__Directions__:
Each line from the material with the word "getenv" in it must be copied.

○ ○ ○

GemmPlan plan_gemm(int m, int n, int k, int epilogue) {
  int forced[3] = {0, 0, 0};
  const char* env = getenv("PE_GEMM_FORCE");
  if (env != nullptr && sscanf(env, "%d,%d,%d", &forced[0], &forced[1], &forced[2]) == 3 && forced[0] > 0)
    return {forced[0], forced[1], forced[2]};
  GemmPlan best = {1, 1, 32};
  double best_cost = 1e30;
  const double kb = (k + kBlockK - 1) / kBlockK;
  const double epi_per_col = epilogue == PE_EPI_GELU_F16 ? 14.0 : (epilogue == PE_EPI_TANH_F32 ? 16.0
                             : (epilogue == PE_EPI_RESID_F32 ? 6.0 : 4.0));
  for (int bn = 256; bn >= 32; bn -= 32) {
    const long tiles = static_cast<long>((m + kBlockM - 1) / kBlockM) * ((n + bn - 1) / bn);
    const long rounds = (tiles + kNumSMs - 1) / kNumSMs;
    const double cost = 3000.0 + rounds * (kb * (150.0 + 4.0 * bn) + 800.0 + epi_per_col * bn);
    if (cost < best_cost - 1e-9) {
      best_cost = cost;
      best = {1, 1, bn};
    }
  }
  const int m_blocks = (m + kBlockM - 1) / kBlockM, n_blocks = (n + best.bn - 1) / best.bn;
  const bool pairs_one_wave = static_cast<long>(m_blocks) * ((n_blocks + 1) / 2) <= max_clusters(2);
  if (kb >= 32 && pairs_one_wave && (64.0 + best.bn) < 0.75 * (128.0 + best.bn)) best = {1, 2, best.bn};
  return best;
}

template <int EPI, int BN>
static int launch_gemm(const CUtensorMap& ta, const CUtensorMap& tb, const CUtensorMap& tc, const CUtensorMap& tr,
                       const GemmParams& p, cudaStream_t stream) {
  static bool configured = false;
  const int max_smem = kPipeSmemBudget + kStgBytes + kLnAreaBytes + 1024;
  if (!configured) {
    PE_CUDA(cudaFuncSetAttribute(gemm_wgmma_kernel<EPI, BN>, cudaFuncAttributeMaxDynamicSharedMemorySize, max_smem));
    configured = true;
  }
  const uint32_t stage_bytes = kABytes + static_cast<uint32_t>(p.block_n) * (kBlockK * 2);
  const size_t ring = static_cast<size_t>(p.stages) * stage_bytes, stg_end = static_cast<size_t>(p.stg_offset) + kStgBytes;
  size_t smem = (ring > stg_end ? ring : stg_end) + 1024;
  if (EPI == PE_EPI_RESID_LN) smem = static_cast<size_t>(p.ln_off) + kLnAreaBytes + 1024;
  const int csize = p.cm * p.cn;
  const int supers = p.num_super_m * p.num_super_n;
  const int avail = max_clusters(csize);
  const int clusters = supers < avail ? supers : avail;
  cudaLaunchConfig_t cfg = {};
  cfg.gridDim = dim3(static_cast<unsigned>(clusters * csize));
  cfg.blockDim = dim3(kGemmThreads);
  cfg.dynamicSmemBytes = smem;
  cfg.stream = stream;
  cudaLaunchAttribute attr[2];
  attr[0].id = cudaLaunchAttributeClusterDimension;
  attr[0].val.clusterDim.x = static_cast<unsigned>(csize);
  attr[0].val.clusterDim.y = 1;
  attr[0].val.clusterDim.z = 1;
  attr[1].id = cudaLaunchAttributeProgrammaticStreamSerialization;
  attr[1].val.programmaticStreamSerializationAllowed = 1;
  cfg.attrs = attr;
  cfg.numAttrs = pdl_enabled() ? 2 : 1;
  PE_CUDA(cudaLaunchKernelEx(&cfg, gemm_wgmma_kernel<EPI, BN>, ta, tb, tc, tr, p));
  count_launches(1);
  return PE_OK;
}

template <int EPI, int kMaxBN = 256>
static int launch_gemm_bn(const CUtensorMap& ta, const CUtensorMap& tb, const CUtensorMap& tc, const CUtensorMap& tr,
                          const GemmParams& p, cudaStream_t stream) {
  switch (p.block_n) {
    case 32: return launch_gemm<EPI, 32>(ta, tb, tc, tr, p, stream);
    case 64: return launch_gemm<EPI, 64>(ta, tb, tc, tr, p, stream);
    case 96: return launch_gemm<EPI, 96>(ta, tb, tc, tr, p, stream);
    case 128: return launch_gemm<EPI, 128>(ta, tb, tc, tr, p, stream);
    default: break;
  }
  if constexpr (kMaxBN > 128) {
    switch (p.block_n) {
      case 160: return launch_gemm<EPI, 160>(ta, tb, tc, tr, p, stream);
      case 192: return launch_gemm<EPI, 192>(ta, tb, tc, tr, p, stream);
      case 224: return launch_gemm<EPI, 224>(ta, tb, tc, tr, p, stream);
      case 256: return launch_gemm<EPI, 256>(ta, tb, tc, tr, p, stream);
      default: break;
    }
  }
  set_error("pe_linear: no kernel for block_n=%d", p.block_n);
  return PE_ERR_INVALID;
}

static void fill_geometry(GemmParams& p, const GemmPlan& plan, int m, int n, int k, int reserve = 0) {
  p.m = m; p.n = n; p.k = k;
  p.block_n = plan.bn;
  p.cm = plan.cm;
  p.cn = plan.cn;
  const uint32_t stage_bytes = kABytes + static_cast<uint32_t>(p.block_n) * (kBlockK * 2);
  p.num_m_blocks = (m + kBlockM - 1) / kBlockM;
  p.num_n_blocks = (n + p.block_n - 1) / p.block_n;
  p.num_super_m = (p.num_m_blocks + p.cm - 1) / p.cm;
  p.num_super_n = (p.num_n_blocks + p.cn - 1) / p.cn;
  const bool one_round = p.num_super_m * p.num_super_n <= max_clusters(p.cm * p.cn);
  int stages = ((one_round ? kPipeSmemBudget + kStgBytes : kPipeSmemBudget) - reserve) / static_cast<int>(stage_bytes);
  p.stages = stages > kMaxStages ? kMaxStages : (stages < 2 ? 2 : stages);
  if (const char* cap = getenv("PE_GEMM_STAGES")) {
    const int c = atoi(cap);
    if (c >= 2 && c < p.stages) p.stages = c;
  }
  p.stg_offset = one_round ? 0 : p.stages * static_cast<int>(stage_bytes);
  p.num_k_blocks = (k + kBlockK - 1) / kBlockK;
}
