@@ -178,37 +211,8 @@
         if (u * 32 + lane < n) atomicAdd(&hist[bin[u]], 1u);
     }
     __syncwarp();
-    const uint4 h0 = reinterpret_cast<const uint4*>(hist)[lane * 2];
-    const uint4 h1 = reinterpret_cast<const uint4*>(hist)[lane * 2 + 1];
-    const uint32_t c[8] = {h0.x, h0.y, h0.z, h0.w, h1.x, h1.y, h1.z, h1.w};
-    uint32_t mine = 0;
-#pragma unroll
-    for (int e = 0; e < 8; ++e) mine += c[e];
-    uint32_t incl = mine;
-#pragma unroll
-    for (int o = 1; o < 32; o <<= 1) {
-        const uint32_t v = __shfl_up_sync(0xffffffffu, incl, o);
-        if (lane >= o) incl += v;
-    }
-    const unsigned reach = __ballot_sync(0xffffffffu, incl >= (uint32_t)kprime);
-    cut_bin = 255;
-    kept = n;
-    reach_out = reach != 0;
-    if (reach) {
-        const int owner = __ffs(reach) - 1;
-        uint32_t run = incl - mine;
-        int b = 7;
-        uint32_t k_at = 0;
-        bool found = false;
-#pragma unroll
-        for (int e = 0; e < 8; ++e) {
-            run += c[e];
-            if (!found && run >= (uint32_t)kprime) { found = true; b = e; k_at = run; }
-        }
-        cut_bin = __shfl_sync(0xffffffffu, lane * 8 + b, owner);
-        kept = (int)__shfl_sync(0xffffffffu, k_at, owner);
-    }
-    __syncwarp();
-}
-
-}
+    reach_out = hist_cut(hist, n, lane, kprime, cut_bin, kept);
+    __syncwarp();
+}
+
+}
diff --git a/nabo_b200/csrc/tc_candidates.cu b/nabo_b200/csrc/tc_candidates.cu
--- a/nabo_b200/csrc/tc_candidates.cu
+++ b/nabo_b200/csrc/tc_candidates.cu
@@ -197,15 +197,36 @@
     if (IS_QUERY && c == 0 && live && qn2_out) qn2_out[row] = n2_row;
 }
 
+constexpr int MIN_PIECE = 32;
+struct Tail {
+    long long units;
+    int rtiles, grid, s;
+    __host__ __device__ long long bound(int c) const {
+        if (c >= grid) return units;
+        if (s > 0) {
+            if ((long long)c >= units / rtiles * s) return units;
+            return (long long)(c / s) * rtiles + (long long)rtiles * (c % s) / s;
+        }
+        long long b = units * c / grid;
+        const int off = (int)(b % rtiles);
+        if (off < MIN_PIECE) b -= off;
+        else if (off > rtiles - MIN_PIECE) b += rtiles - off;
+        return b;
+    }
+};
+
 struct Params {
     const __half* qa;
     const __half* rb;
     int n_query, n_ref, kp, n_items, n_rtiles, stages, kprime, kc_out, soft;
-    int signal_round;
-    int n_split;
+    int n_full;
+    int signal;
+    Tail tail;
     unsigned long long* cand_buf;
     int* cand_cnt;
     float* cand_tau;
+    unsigned int* shared_tau;
+    int* pieces;
     int32_t* cand_idx;
     float* cert_tau;
     size_t a_off, b_off, sort_off, bar_off;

○ ○ ○

__Response to the exercise__:
  const char* env = getenv("PE_GEMM_FORCE");
  if (const char* cap = getenv("PE_GEMM_STAGES")) {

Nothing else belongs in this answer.